24 minimisasi yang setara, maka akan membatasi diri untuk metode kedua. Awalnya formulasi weak atau lemah telah diperkenalkan oleh matematika murni untuk menyelidiki perilaku solusi dari persamaan diferensial parsial, dan untuk membuktikan keberadaan dan keunikan dari solusi. Kemudian skema numerik telah didasarkan pada formulasi ini yang menyebabkan solusi perkiraan dengan cara yang konstruktif. Dapat dilihat bahwa kondisi batas penting secara otomatis menunjukkan bahwa fungsi tes yang sesuai adalah sama dengan nol, sedangkan kondisi batas natural tidak memaksakan kondisi apapun baik dengan tidak diketahui atau fungsi tes.
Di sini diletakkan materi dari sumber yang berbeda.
int64_t grad_floats(const mmda_misa* m) { return m->embed_update == EU_DENSE && !m->df_row_step ? m->par.flat : m->par.embed; }

bool masked(const mmda_misa* m) { return m->prefix_frozen || (!m->embed_flag && grad_floats(m) == m->par.flat); }
bool encoder_cut(const mmda_misa* m) {
  return m->enc_frozen && (m->embed_update == EU_FROZEN || (m->embed_update == EU_DENSE && !m->df_row_step && !m->embed_flag));
}
void runs_slice(const mmda_misa* m, int64_t lo, int64_t hi, int* r0, int* n, int64_t* items) {
  const int nr = (int)m->runs.size() - 1;
  int a = 0;
  while (a < nr && m->runs[a].begin < lo) ++a;
  int b = a;
  while (b < nr && m->runs[b].begin < hi) ++b;
  *r0 = a; *n = b - a; *items = m->runs[b].first - m->runs[a].first;
}
int runs_ready(mmda_misa* m, void* stream) {
  if (!m->runs_dirty && m->runs_dev) return MMDA_OK;
  const int need = (int)m->runs.size();
  if (hipStreamSynchronize((hipStream_t)stream) != hipSuccess) return MMDA_ELAUNCH;
  if (m->side && hipStreamSynchronize(m->side) != hipSuccess) return MMDA_ELAUNCH;
  if (need > m->runs_dev_cap) {
    if (m->runs_dev) (void)hipFree(m->runs_dev);
    m->runs_dev = nullptr; m->runs_dev_cap = 0;
    const int cap = (int)m->par.params.size() + 1;
    if (hipMalloc(reinterpret_cast<void**>(&m->runs_dev), sizeof(mmda_run) * cap) != hipSuccess) { m->runs_dev = nullptr; return MMDA_ELAUNCH; }
    m->runs_dev_cap = cap;
  }
  if (hipMemcpy(m->runs_dev, m->runs.data(), sizeof(mmda_run) * need, hipMemcpyHostToDevice) != hipSuccess) return MMDA_ELAUNCH;
  m->runs_dirty = 0;
  return MMDA_OK;
}
constexpr mmda_adam_opts kAdamDefaults = {0.9f, 0.999f, 1e-8f, 0.f, 0, nullptr};
int bucket_adam(mmda_misa* m, int64_t lo, int64_t hi, const float* acc, float lr, float clip, float grad_scale, int step, const FlagWait& w,
                void* stream, const float* scale_dev = nullptr) {
  const AdamHyper h{lr, m->adam.beta1, m->adam.beta2, m->adam.eps, clip, grad_scale, step, m->adam.weight_decay, m->adam.decoupled, scale_dev};
  if (!masked(m)) return mmda_adam_launch(m->P + lo, acc ? acc + lo : nullptr, m->G + lo, m->M1 + lo, m->V1 + lo, hi - lo, nullptr, h, w, stream);
  int r0 = 0, n = 0; int64_t items = 0;
  runs_slice(m, lo, hi, &r0, &n, &items);
  if (n > 0 && (m->runs_dirty || !m->runs_dev)) return MMDA_EINVAL;
  const RunTable t{n > 0 ? m->runs_dev + r0 : nullptr, n, items};
  return mmda_adam_launch(m->P, acc, m->G, m->M1, m->V1, 0, &t, h, w, stream);
}
int bucket_norm(mmda_misa* m, const float* acc, float grad_scale, void* stream) {
  if (!m->ws || m->lay.gnorm < 0) return MMDA_EINVAL;
  double* parts = reinterpret_cast<double*>(m->ws + m->lay.gnorm_parts);
  const int64_t cap = mmda_grad_norm_partials(INT64_MAX);
  const int64_t hi = grad_floats(m);
  if (!masked(m)) return mmda_grad_norm_launch(m->G, acc, hi, nullptr, m->clip_norm, grad_scale, parts, cap, m->ws + m->lay.gnorm, stream);
  int r0 = 0, n = 0; int64_t items = 0;
  runs_slice(m, 0, hi, &r0, &n, &items);
  if (n > 0 && (m->runs_dirty || !m->runs_dev)) return MMDA_EINVAL;
  const RunTable t{n > 0 ? m->runs_dev + r0 : nullptr, n, items};
  return mmda_grad_norm_launch(m->G, acc, 0, &t, m->clip_norm, grad_scale, parts, cap, m->ws + m->lay.gnorm, stream);
}
bool adam_settings_refused(const mmda_misa* m) {
  if (m->adam.weight_decay > 0.f && m->df_row_step) return true;
  if (m->clip_norm > 0.f && (m->embed_update == EU_SPARSE || m->df_row_step)) return true;
  return false;
}
int apply_trainable(mmda_misa* m, const unsigned char* flags) {
  const int np = (int)m->par.params.size();
  std::vector<int64_t> begin, len;
  int prefix_frozen = 0, embed_flag = 1, enc_frozen = 1;
  for (int i = 0; i < np; ++i) {
    const ParamInfo& p = m->par.params[i];
    const bool on = !flags || flags[i] != 0;
    const std::string top = p.name.substr(0, p.name.find('.'));
    if (p.off == m->par.embed) embed_flag = on ? 1 : 0;
    else if (!on) prefix_frozen = 1;
    if (on && ((p.off >= m->par.rnn2_begin && p.off < m->par.embed) || top == "tlayer_norm" || top == "vlayer_norm" || top == "alayer_norm")) enc_frozen = 0;
    if (!on) continue;
    begin.push_back(p.off);
    len.push_back((i + 1 < np ? m->par.params[i + 1].off : m->par.flat) - p.off);
  }
  const int64_t cuts[3] = {m->par.rnn2_begin, m->par.rnn1_begin, m->par.embed};
  std::vector<mmda_run> runs(begin.size() + 1);
  int n = 0;
  const int64_t items = mmda_runs_build_cut(begin.data(), len.data(), (int)begin.size(), m->par.flat, cuts, 3, runs.data(), &n);
  if (items < 0) return MMDA_EINVAL;
  runs.resize(n + 1);
  runs[n] = mmda_run{m->par.flat, 0, items};
  m->runs.swap(runs);
  m->prefix_frozen = prefix_frozen; m->embed_flag = embed_flag; m->enc_frozen = enc_frozen;
  m->runs_dirty = 1;
  return MMDA_OK;
}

Hal ini tidak segera jelas apakah kondisi batas penting atau alami, kecuali dalam kasus di mana terdapat masalah minimisasi sesuai. Secara umum, bagaimanapun, dapat dikatakan bahwa untuk persamaan diferensial orde kedua, semua kondisi batas yang mengandung turunan pertama yang alami, dan fungsi yang diberikan pada batas sangat penting. Dalam masalah rangka keempat situasinya lebih kompleks. Namun, untuk masalah fisik, secara umum, dapat dinyatakan bahwa jika kondisi batas mengandung turunan kedua atau ketiga mereka natural, sedangkan kondisi batas yang hanya berisi fungsi atau urutan pertama turunan sangat penting. Cara termudah untuk memeriksa apakah kondisi batas penting atau natural adalah untuk mempertimbangkan integral batas. Jika dalam beberapa cara syarat batas dapat diganti, kondisi batas wajar. Jika tidak kondisi ini penting dan fungsi pengujian harus dipilih sedemikian rupa sehingga integral batas lenyap. 2.9. Metode Galerkin Titik awal adalah yang disebut sebagai metode Galerkin. Dalam metode ini solusinya c didekati oleh kombinasi linear dari fungsi ekspansi yang disebut fungsi dasar: n c n (x) = c j φ j (x) + c 0 (x) (45) j=1

25 di mana parameter c j harus ditentukan. Fungsi dasar φ j (x) harus independen linear. Selain itu harus sedemikian rupa sehingga fungsi sewenang-wenang dalam ruang solusi dapat didekati dengan akurasi yang sewenang-wenang, tersedia dalam jumlah yang memadai fungsi dasar yang digunakan dalam kombinasi linear (45). Fungsi c 0 (x) harus dipilih sedemikian rupa sehingga c n (x) memenuhi kondisi batas penting. Secara umum ini berarti bahwa φ j (x) = 0 dan c 0 (x) = g.dalam rangka untuk menentukan parameter c j (j = 1,2,, n) fungsi tes v dipilih dalam ruang yang direntang oleh fungsi dasar φ 1 (x)untuk φ n (x). Hal ini cukup subtitusi v(x) = φ 1 (x) (46) ke persamaan yang akan dicari yang telah ditentukan formula weaknya terlebih dahulu. Setelah itu subtitusi persamaan (45) dan (46) ke formula weak yang diperoleh, disebut sebagai formula Galerkin.